We defined nonbillable costs as the costs of the PN program (i.e., the salaries of the PNs) and the cost of nurse and provider time for telephone outreach. Each phone contact between a physician and a patient was assigned the cost of one‐third of a Level 1 E&M CPT code for CHA providers. Data from the nurse survey found that the average time spent by nurses per patient per phone contact was 31 minutes for PN patients and 22 minutes for control patients. We proportionally assigned the average hourly wage for a nurse in Cambridge, MA ($42.35/hour), based on data from the Bureau of Labor Statistics (2012).
We used the PN salary of $50,000 per year per FTE to calculate PN costs, with an average of 1.5 FTE of PN effort in place at any given time. Given that PN effort and the number of patients followed varied during the start‐up of the trial and toward the end when new patients were no longer being enrolled, we calculated the PN cost per patient served averaged over a one‐year period (calendar year 2012) when the intervention was fully operational at 1.5 FTE of PN effort. To do this, we divided the PN costs ($75,000 for 1.5 FTE) by the number of patients with qualifying discharges who received PN services during calendar year 2012 (574 patients with 867 admissions), making the cost per admission $86.50 and the cost per patient $131. Each PN patient was assigned this cost, which was added to each patient's unique cost for telephone outreach to determine the total nonbillable costs for each patient.
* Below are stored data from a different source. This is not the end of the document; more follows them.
template <int BN_, bool A_MN, bool B_MN, int DT>
__global__ void __maxnreg__(Cfg<BN_>::MAXNREG)
gemm_sm90_kernel(const __grid_constant__ CUtensorMap tmA, const __grid_constant__ CUtensorMap tmB,
                 const __grid_constant__ CUtensorMap tmB2, const __grid_constant__ CUtensorMap tmD,
                 const __grid_constant__ CUtensorMap tmAux, const __grid_constant__ CUtensorMap tmD2,
                 const GemmArgs args) {
  using C = Cfg<BN_>;
  constexpr int BN = C::BN;
  extern __shared__ uint8_t smem_raw[];

  const int warp = __shfl_sync(0xffffffffu, static_cast<int>(threadIdx.x >> 5), 0);
  const int lane = threadIdx.x & 31;

  const uint32_t smem_base = (ptx::smem_u32(smem_raw) + 1023u) & ~1023u;
  constexpr int stages = C::STAGES;
  const uint32_t out_base = smem_base + static_cast<uint32_t>(stages) * C::STAGE_BYTES;
  const uint32_t bar_base = out_base + C::OUT_TILE_BYTES;
  auto smem_a = [&](int s) { return smem_base + s * C::STAGE_BYTES; };
  auto smem_b = [&](int s) { return smem_base + s * C::STAGE_BYTES + C::A_BYTES; };
  auto full_bar = [&](int s) { return bar_base + 8u * s; };
  auto empty_bar = [&](int s) { return bar_base + 64u + 8u * s; };
  const uint32_t aux_full = bar_base + 128u;
  const uint32_t out_empty = bar_base + 136u;
  const uint32_t out_full = bar_base + 144u;
  auto side_full = [&](uint32_t slot) { return bar_base + 152u + 8u * slot; };
  const uint32_t epi_base = bar_base + C::BAR_BYTES;
  float* epi_ptr = reinterpret_cast<float*>(smem_raw + (epi_base - ptx::smem_u32(smem_raw)));
  uint8_t* out_tile = smem_raw + (out_base - ptx::smem_u32(smem_raw));
  float* colsum_part = epi_ptr;
  const uint32_t side_base = epi_base + C::COLSUM_BYTES;
  const bool aux_tma = C::WIDE && (args.epilogue == EPI_RELU_BWD || args.epilogue == EPI_ADD || args.epilogue == EPI_ACT_BWD);
  const bool side_bias = C::WIDE && args.bias != nullptr && !aux_tma && args.epilogue != EPI_NONE;
  const bool side_in = side_bias || (C::WIDE && args.scale_b != nullptr);
  const bool pre_act = C::WIDE && args.d2 != nullptr && (args.epilogue == EPI_BIAS_GELU || args.epilogue == EPI_BIAS_SILU);
// ... 71 lines not shown
            constexpr int chunk_elems = kSwizzleBytes / kEltBytes;
            constexpr int chunk_bytes = bk_elems * kSwizzleBytes;
            if constexpr (!A_MN) {
              ptx::tma_load_3d(smem_a(s), &tmA, fb, k0, m0, tc.g);
            } else {
              for (int c = 0; c < C::BM / chunk_elems; ++c)
                ptx::tma_load_3d(smem_a(s) + c * chunk_bytes, &tmA, fb, m0 + c * chunk_elems, k0, tc.g);
            }
            if (!dual) {
              if constexpr (!B_MN) {
                ptx::tma_load_3d(smem_b(s), &tmB, fb, k0, n0, gb);
              } else {
                for (int c = 0; c < BN / chunk_elems; ++c)
                  ptx::tma_load_3d(smem_b(s) + c * chunk_bytes, &tmB, fb, n0 + c * chunk_elems, k0, gb);
              }
            } else {
              const int nb0 = tc.n_blk * (BN / 2);
              if constexpr (!B_MN) {
                ptx::tma_load_3d(smem_b(s), &tmB, fb, k0, nb0, gb);
                ptx::tma_load_3d(smem_b(s) + (BN / 2) * kSwizzleBytes, &tmB2, fb, k0, nb0, gb);
              } else {
                constexpr int half_chunks = (BN / 2) / chunk_elems;
                for (int c = 0; c < 2 * half_chunks; ++c)
                  ptx::tma_load_3d(smem_b(s) + c * chunk_bytes, c < half_chunks ? &tmB : &tmB2, fb,
                                   nb0 + (c % half_chunks) * chunk_elems, k0, gb);
              }
            }
          }
          __syncwarp();
          if (++s == stages) { s = 0; ph ^= 1u; }
        }
      }
    } else if (C::WIDE && warp == 1) {
      const int side_es = args.bias_is_fp32 ? 4 : 2;
      uint32_t it = 0;
      uint32_t outs = 0;
      TileCoord prev{};
      int prev_m_valid = 0;
      auto drain = [&](const CUtensorMap* map, const TileCoord& tc, int m_valid, bool colsum, bool has_next, TileCoord next) {
        const int m0 = tc.m_blk * C::BM, n0 = tc.n_blk * BN;
        const bool straddle = m0 + C::BM > m_valid && m_valid < args.M;
        ptx::mbar_wait_quiet(out_full, outs & 1u);
        if (!straddle && lane == 0) {
          for (int b = 0; b < BN / 64; ++b)
            if (n0 + 64 * b < args.N) ptx::tma_store_3d(map, out_base + b * C::OUT_BOX_BYTES, n0 + 64 * b, m0, tc.g);
          ptx::bulk_commit_group();
        }
        if (colsum) {
#pragma unroll 1
          for (int h = 0; h < 2; ++h) {
            const int c = 128 * h + 4 * lane;
            float4 v = *reinterpret_cast<const float4*>(colsum_part + c);
#pragma unroll
            for (int w = 1; w < 8; ++w) {
              const float4 p = *reinterpret_cast<const float4*>(colsum_part + w * BN + c);
              v.x += p.x; v.y += p.y; v.z += p.z; v.w += p.w;
            }
            const int n = n0 + c;
            if (n < args.N) {
              float* cs = args.colsum + static_cast<long long>(tc.g / args.b_group_div) * args.colsum_group_stride + n;
              if ((reinterpret_cast<uintptr_t>(cs) & 15) == 0) {
                ptx::red_add_v4_f32(cs, v.x, v.y, v.z, v.w);
              } else {
                atomicAdd(cs, v.x); atomicAdd(cs + 1, v.y); atomicAdd(cs + 2, v.z); atomicAdd(cs + 3, v.w);
              }
            }
          }
// ... 60 lines not shown
    ptx::setmaxnreg_inc<C::CONSUMER_REGS>();
    const int cw = warp - 4;
    const int wg = cw >> 2;
    const bool wg_leader = (threadIdx.x & 127) == 0;
    int s = 0;
    uint32_t ph = 0;
    constexpr uint32_t kMnChunkBytes = 64u * kSwizzleBytes;
    constexpr uint32_t kMnKStep = 16u * kSwizzleBytes;
    constexpr uint32_t a_lbo = A_MN ? kMnChunkBytes : 16u;
    constexpr uint32_t b_lbo = B_MN ? kMnChunkBytes : 16u;
    constexpr uint32_t a_kstep = (A_MN ? kMnKStep : 32u) >> 4;
    constexpr uint32_t b_kstep = (B_MN ? kMnKStep : 32u) >> 4;
    constexpr uint32_t desc_hi = (1024u >> 4) | (1u << 30);
    const uint32_t a_lo0 = (((smem_a(0) + static_cast<uint32_t>(wg) * 8192u) >> 4) & 0x3FFFu) | ((a_lbo >> 4) << 16);
    const uint32_t b_lo0 = ((smem_b(0) >> 4) & 0x3FFFu) | ((b_lbo >> 4) << 16);

    const bool out16 = (args.out_dtype != DT_FP32);
    const bool out_bf16 = (args.out_dtype == DT_BF16);
    const bool glu = !C::WIDE && (args.epilogue == EPI_GLU || args.epilogue == EPI_GLU_BWD);
    float* epi_warp = epi_ptr + cw * 16 * C::EPI_PITCH;
    const float* epi_row = epi_warp + (lane & 15) * C::EPI_PITCH;
    const int col_half = (lane >> 4) * 32;
    auto load_acc = [&](int col, float* v) {
#pragma unroll
      for (int q = 0; q < 8; ++q) {
        const float4 t4 = *reinterpret_cast<const float4*>(epi_row + col + q * 4);
        v[q * 4] = t4.x; v[q * 4 + 1] = t4.y; v[q * 4 + 2] = t4.z; v[q * 4 + 3] = t4.w;
      }
    };
    const int ct = threadIdx.x - 128;
    const int r0 = cw * 16 + (lane >> 2);
    const int swz = lane >> 2;
    uint8_t* row0 = out_tile + r0 * kSwizzleBytes + (lane & 3) * 4;
    const int wmain = args.epilogue == EPI_NONE ? WM_NONE
                    : args.epilogue == EPI_ADD ? WM_ADD
                    : args.epilogue == EPI_RELU_BWD ? WM_RELU_BWD
                    : args.epilogue == EPI_ACT_BWD ? (args.act == ACT_GELU ? WM_GELU_BWD : args.act == ACT_SILU ? WM_SILU_BWD : WM_RELU_BWD)
                    : WM_BIAS;
    uint32_t it = 0;
    uint32_t outs = 0;

    for (long long t = tile_first; t < args.num_tiles; t += tile_step) {
      TileCoord tc = decode_tile<kBand>(t, args.tiles_m, args.tiles_n);
      tc.g = rotate_group(tc.g, args.group_rot, args.group_mod);
      int m_valid = args.M;
      if (args.row_counts != nullptr) {
        m_valid = min(args.M, args.row_counts[tc.g]);
        if (tc.m_blk * C::BM >= m_valid) continue;
      }
      float acc[BN / 2];
      if constexpr (C::WIDE) {
#pragma unroll
        for (int i = 0; i < BN / 2; ++i) acc[i] = 0.0f;
      }
      int prev_s = 0;
      for (int kb = 0; kb < num_kb; ++kb) {
        ptx::mbar_wait_quiet(full_bar(s), ph);
        const uint32_t a_lo = a_lo0 + static_cast<uint32_t>(s) * (C::STAGE_BYTES >> 4);
        const uint32_t b_lo = b_lo0 + static_cast<uint32_t>(s) * (C::STAGE_BYTES >> 4);
        ptx::wgmma_fence();
#pragma unroll
        for (int k = 0; k < 4; ++k) {
          const uint64_t ad = (static_cast<uint64_t>(desc_hi) << 32) | (a_lo + k * a_kstep);
          const uint64_t bd = (static_cast<uint64_t>(desc_hi) << 32) | (b_lo + k * b_kstep);
          if constexpr (BN == 256) ptx::wgmma_m64n256<DT, A_MN, B_MN>(acc, ad, bd, (kb | k) != 0);
          else ptx::wgmma_m64n128<DT, A_MN, B_MN>(acc, ad, bd, (kb | k) != 0);
        }
        ptx::wgmma_commit();
        if (kb > 0) {
          ptx::wgmma_wait<1>();
          if (wg_leader) ptx::mbar_arrive(empty_bar(prev_s));
        }
        prev_s = s;
        if (++s == stages) { s = 0; ph ^= 1u; }
      }
      ptx::wgmma_wait<0>();
      if (wg_leader) ptx::mbar_arrive(empty_bar(prev_s));

      if constexpr (C::WIDE) {
        const int m0 = tc.m_blk * C::BM, n0 = tc.n_blk * BN;
        const bool ok0 = m0 + r0 < m_valid, ok1 = m0 + r0 + 8 < m_valid;
        const int n_lane = 2 * (lane & 3);
        const int n_lim = args.N - n0;
        const bool straddle = m0 + C::BM > m_valid && m_valid < args.M;
        const uint8_t* side = reinterpret_cast<const uint8_t*>(colsum_part + 8 * BN) + (it & 1u) * C::SIDE_SLOT_BYTES;
        if (side_in) ptx::mbar_wait_quiet(side_full(it & 1u), (it >> 1) & 1u);
        if (args.scale_a != nullptr || args.scale_b != nullptr) {
          const float* sa = args.scale_a != nullptr ? args.scale_a + static_cast<long long>(tc.g) * args.scale_a_group_stride + m0 + r0 : nullptr;
          const float sa0 = (sa != nullptr && ok0) ? sa[0] : 1.0f;
          const float sa1 = (sa != nullptr && ok1) ? sa[8] : 1.0f;
          const float* sb = args.scale_b != nullptr ? reinterpret_cast<const float*>(side + C::SIDE_BIAS_BYTES) : nullptr;
          wide_scale(acc, sa0, sa1, sb, n_lane, n_lim);
        }
        auto wait_out_free = [&]() { ptx::mbar_wait_quiet(out_empty, (outs & 1u) ^ 1u); };
        auto hand_over = [&](uint8_t* dst) {
          hand_over_tile(out_tile, straddle, m0, n0, m_valid, args.N, tc.g, args.d_group_stride, args.ldd, dst, ct, lane, out_full);
          ++outs;
        };

        if (wmain == WM_BIAS) {
          if (side_bias)
            wide_main<WM_BIAS>(acc, row0, swz, side, args.bias_is_fp32 != 0, args.bias_is_bf16 != 0, n_lane, n_lim, out_bf16, 1.0f);
          if (pre_act) {
            wait_out_free();
            wide_stage(acc, row0, swz, out_bf16);
            hand_over(reinterpret_cast<uint8_t*>(args.d2));
          }
          if (args.epilogue == EPI_BIAS_RELU) wide_act<ACT_RELU>(acc);
          else if (args.epilogue == EPI_BIAS_GELU) wide_act<ACT_GELU>(acc);
          else if (args.epilogue == EPI_BIAS_SILU) wide_act<ACT_SILU>(acc);
        } else if (wmain == WM_NONE) {
          if (args.alpha != 1.0f) wide_main<WM_NONE>(acc, row0, swz, nullptr, false, false, n_lane, n_lim, out_bf16, args.alpha);
        } else {
          ptx::mbar_wait_quiet(aux_full, it & 1u);
          if (wmain == WM_RELU_BWD) wide_main<WM_RELU_BWD>(acc, row0, swz, nullptr, false, false, n_lane, n_lim, out_bf16, 1.0f);
          else if (wmain == WM_ADD) wide_main<WM_ADD>(acc, row0, swz, nullptr, false, false, n_lane, n_lim, out_bf16, 1.0f);
          else if (wmain == WM_GELU_BWD) wide_main<WM_GELU_BWD>(acc, row0, swz, nullptr, false, false, n_lane, n_lim, out_bf16, 1.0f);
          else wide_main<WM_SILU_BWD>(acc, row0, swz, nullptr, false, false, n_lane, n_lim, out_bf16, 1.0f);
        }
        if (!aux_tma) wait_out_free();
        wide_stage(acc, row0, swz, out_bf16);
        if (args.colsum != nullptr) wide_colsum(acc, ok0, ok1, lane, colsum_part + cw * BN);
        hand_over(reinterpret_cast<uint8_t*>(args.d));
        ++it;
        continue;
      }

      {
        const int fr = lane >> 2, fc = (lane & 3) * 2;
#pragma unroll
        for (int j = 0; j < C::EPI_COLS / 8; ++j) {
          *reinterpret_cast<float2*>(epi_warp + fr * C::EPI_PITCH + j * 8 + fc) = make_float2(acc[4 * j], acc[4 * j + 1]);
          *reinterpret_cast<float2*>(epi_warp + (fr + 8) * C::EPI_PITCH + j * 8 + fc) = make_float2(acc[4 * j + 2], acc[4 * j + 3]);
        }
      }
      __syncwarp();

      const int m = tc.m_blk * C::BM + cw * 16 + (lane & 15);
      const bool row_ok = m < m_valid;
      const int gb = tc.g / args.b_group_div;
      uint8_t* d_base = (args.d_ptr_table != nullptr)
                            ? reinterpret_cast<uint8_t*>(args.d_ptr_table[tc.g])
                            : reinterpret_cast<uint8_t*>(args.d) +
                                  static_cast<long long>(tc.g) * args.d_group_stride * (out16 ? 2 : 4);
      uint8_t* d_row = d_base + static_cast<long long>(m) * args.ldd * (out16 ? 2 : 4);
      const uint8_t* aux_row = nullptr;
      if (args.aux != nullptr)
        aux_row = reinterpret_cast<const uint8_t*>(args.aux) +
                  (static_cast<long long>(tc.g) * args.aux_group_stride + static_cast<long long>(m) * args.ld_aux) * 2;
      const uint8_t* aux2_row = nullptr;
      if (args.aux2 != nullptr)
        aux2_row = reinterpret_cast<const uint8_t*>(args.aux2) +
                   (static_cast<long long>(tc.g) * args.aux_group_stride + static_cast<long long>(m) * args.ld_aux) * 2;
      const uint8_t* bias_g = nullptr;
      if (args.bias != nullptr)
// ... 234 lines not shown
  }
  dims[2] = static_cast<cuuint64_t>(groups);
  box[2] = 1;
  strides[0] = static_cast<cuuint64_t>(ld) * eb;
  strides[1] = static_cast<cuuint64_t>(groups > 1 ? group_stride : (mn_major ? k : rows_mn) * ld) * eb;
  if (strides[1] == 0) strides[1] = strides[0];
  CUresult r = enc(map, dt, 3, const_cast<void*>(base), dims, strides, box, estr, CU_TENSOR_MAP_INTERLEAVE_NONE,
                   CU_TENSOR_MAP_SWIZZLE_128B, CU_TENSOR_MAP_L2_PROMOTION_L2_256B, CU_TENSOR_MAP_FLOAT_OOB_FILL_NONE);
  if (r != CUDA_SUCCESS) { *why = "cuTensorMapEncodeTiled failed"; return false; }
  return true;
}

bool make_tile_map(CUtensorMap* map, const void* base, int dtype, long long rows, long long cols, long long ld,
                   long long group_stride, int groups, const char** why) {
  EncodeTiledFn enc = get_encode_fn();
  if (enc == nullptr) { *why = "cuTensorMapEncodeTiled unavailable"; return false; }
  if ((reinterpret_cast<uintptr_t>(base) & 15) || ((ld * 2) & 15) || ((group_stride * 2) & 15)) {
    *why = "output / aux base and strides must be 16-byte aligned";
    return false;
  }
  const cuuint64_t dims[3] = {static_cast<cuuint64_t>(cols), static_cast<cuuint64_t>(rows), static_cast<cuuint64_t>(groups)};
  cuuint64_t strides[2] = {static_cast<cuuint64_t>(ld) * 2,
                           static_cast<cuuint64_t>(groups > 1 ? group_stride : rows * ld) * 2};
  if (strides[1] == 0) strides[1] = strides[0];
  const cuuint32_t box[3] = {64, 128, 1};
  const cuuint32_t estr[3] = {1, 1, 1};
  CUresult r = enc(map, dtype == DT_BF16 ? CU_TENSOR_MAP_DATA_TYPE_BFLOAT16 : CU_TENSOR_MAP_DATA_TYPE_FLOAT16, 3,
                   const_cast<void*>(base), dims, strides, box, estr, CU_TENSOR_MAP_INTERLEAVE_NONE,
                   CU_TENSOR_MAP_SWIZZLE_128B, CU_TENSOR_MAP_L2_PROMOTION_L2_256B, CU_TENSOR_MAP_FLOAT_OOB_FILL_NONE);
  if (r != CUDA_SUCCESS) { *why = "cuTensorMapEncodeTiled failed"; return false; }
  return true;
}

template <int BN, bool A_MN, bool B_MN, int DT>
cudaError_t launch_inst(const CUtensorMap& ta, const CUtensorMap& tb_, const CUtensorMap& tb2, const CUtensorMap& td,
                        const CUtensorMap& taux, const CUtensorMap& td2, const GemmArgs& args, int grid,
                        cudaStream_t stream) {
  auto* kern = gemm_sm90_kernel<BN, A_MN, B_MN, DT>;
  static bool configured = false;
  if (!configured) {
    cudaError_t e = cudaFuncSetAttribute(kern, cudaFuncAttributeMaxDynamicSharedMemorySize, Cfg<BN>::SMEM_BYTES);
    if (e != cudaSuccess) return e;
    configured = true;
  }
  kern<<<grid, kThreads, Cfg<BN>::SMEM_BYTES, stream>>>(ta, tb_, tb2, td, taux, td2, args);
  return cudaGetLastError();
}

}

We then summed the total billable and nonbillable costs for each patient to determine the total costs.
Independent Variables
To describe the study population and adjust for residual imbalances in characteristics between randomized groups, we measured and used in our statistical models the baseline demographic and clinical characteristics obtained from CHA electronic data, including age; gender; race/ethnicity; whether the patients were English‐speaking; insurance type; Charlson score; and history of psychiatric or substance abuse diagnoses in the index hospitalization or in the 6 months prior.
Statistical Analyses
We used chi‐square for categorical variables and t‐tests for continuous variables to determine baseline differences between the randomized groups. As in our previous studies (Balaban et al. 2015, 2017), we stratified all analyses by age group (<60 and ≥60 years). In the first study (Balaban et al. 2015), we had revised our original analytic plan to conduct subgroup analyses based on Medicare enrollment to instead stratify based on age group, as patients aged ≥60 years could have qualified solely based on age, while those under 60 had to have had at least one other risk factor, resulting in very different risk profiles of the two groups and differences in response to the intervention according to age. Unadjusted comparisons were performed using t‐tests, but our primary analyses used a generalized linear model (GLM) to adjust for residual differences in patient characteristics between the PN and control groups with respect to predisposing, enabling, and need factors that could affect health care utilization according to Andersen and Aday's conceptual model of health care utilization (Andersen 1968). These GLM models included covariates for age group (for unstratified models only), gender, race/ethnicity, language, insurance type, Charlson score, history of psychiatric or substance abuse diagnoses, and qualifying risk factor at index (prior hospitalization, diagnosis of heart failure, diagnosis of chronic obstructive pulmonary disease). All GLM models used a log link and a Poisson distribution; a log link is an appropriate strategy for zero‐inflated data that does not require post hoc adjustment for heteroscedasticity (Buntin and Zaslavsky 2004). The Poisson distribution was assigned based on a modified park test (Manning and Mullahy 2001), and we applied a generalized chi‐square scale parameter to address overdispersed data in the Poisson distribution (McCullagh and Nelder 1989). To facilitate interpretation of our results, we use the regression coefficients to estimate the adjusted mean utilization rates and costs per patient. All analyses were conducted using STATA Version 13 (College Station, TX).
Results
Overall, 1,937 patients (747 in the PN group and 1,190 in the control group) were randomized as part of the PN trial; details of patient inclusion and exclusion can be found elsewhere (Balaban et al. 2015). Among those randomized, we excluded 16 patients (eight in each study group) who died before discharge from the index hospitalization, and 416 (154 PN and 262 controls) who did not have a qualifying discharge to the community at the end of the index hospitalization. Of the 1,505 patients (585 PN and 920 controls) who did have a qualifying discharge to the community after the index hospitalization, 975 had 180 days of follow‐up before the trial ended and comprised our population for this study (448 PN and 527 controls).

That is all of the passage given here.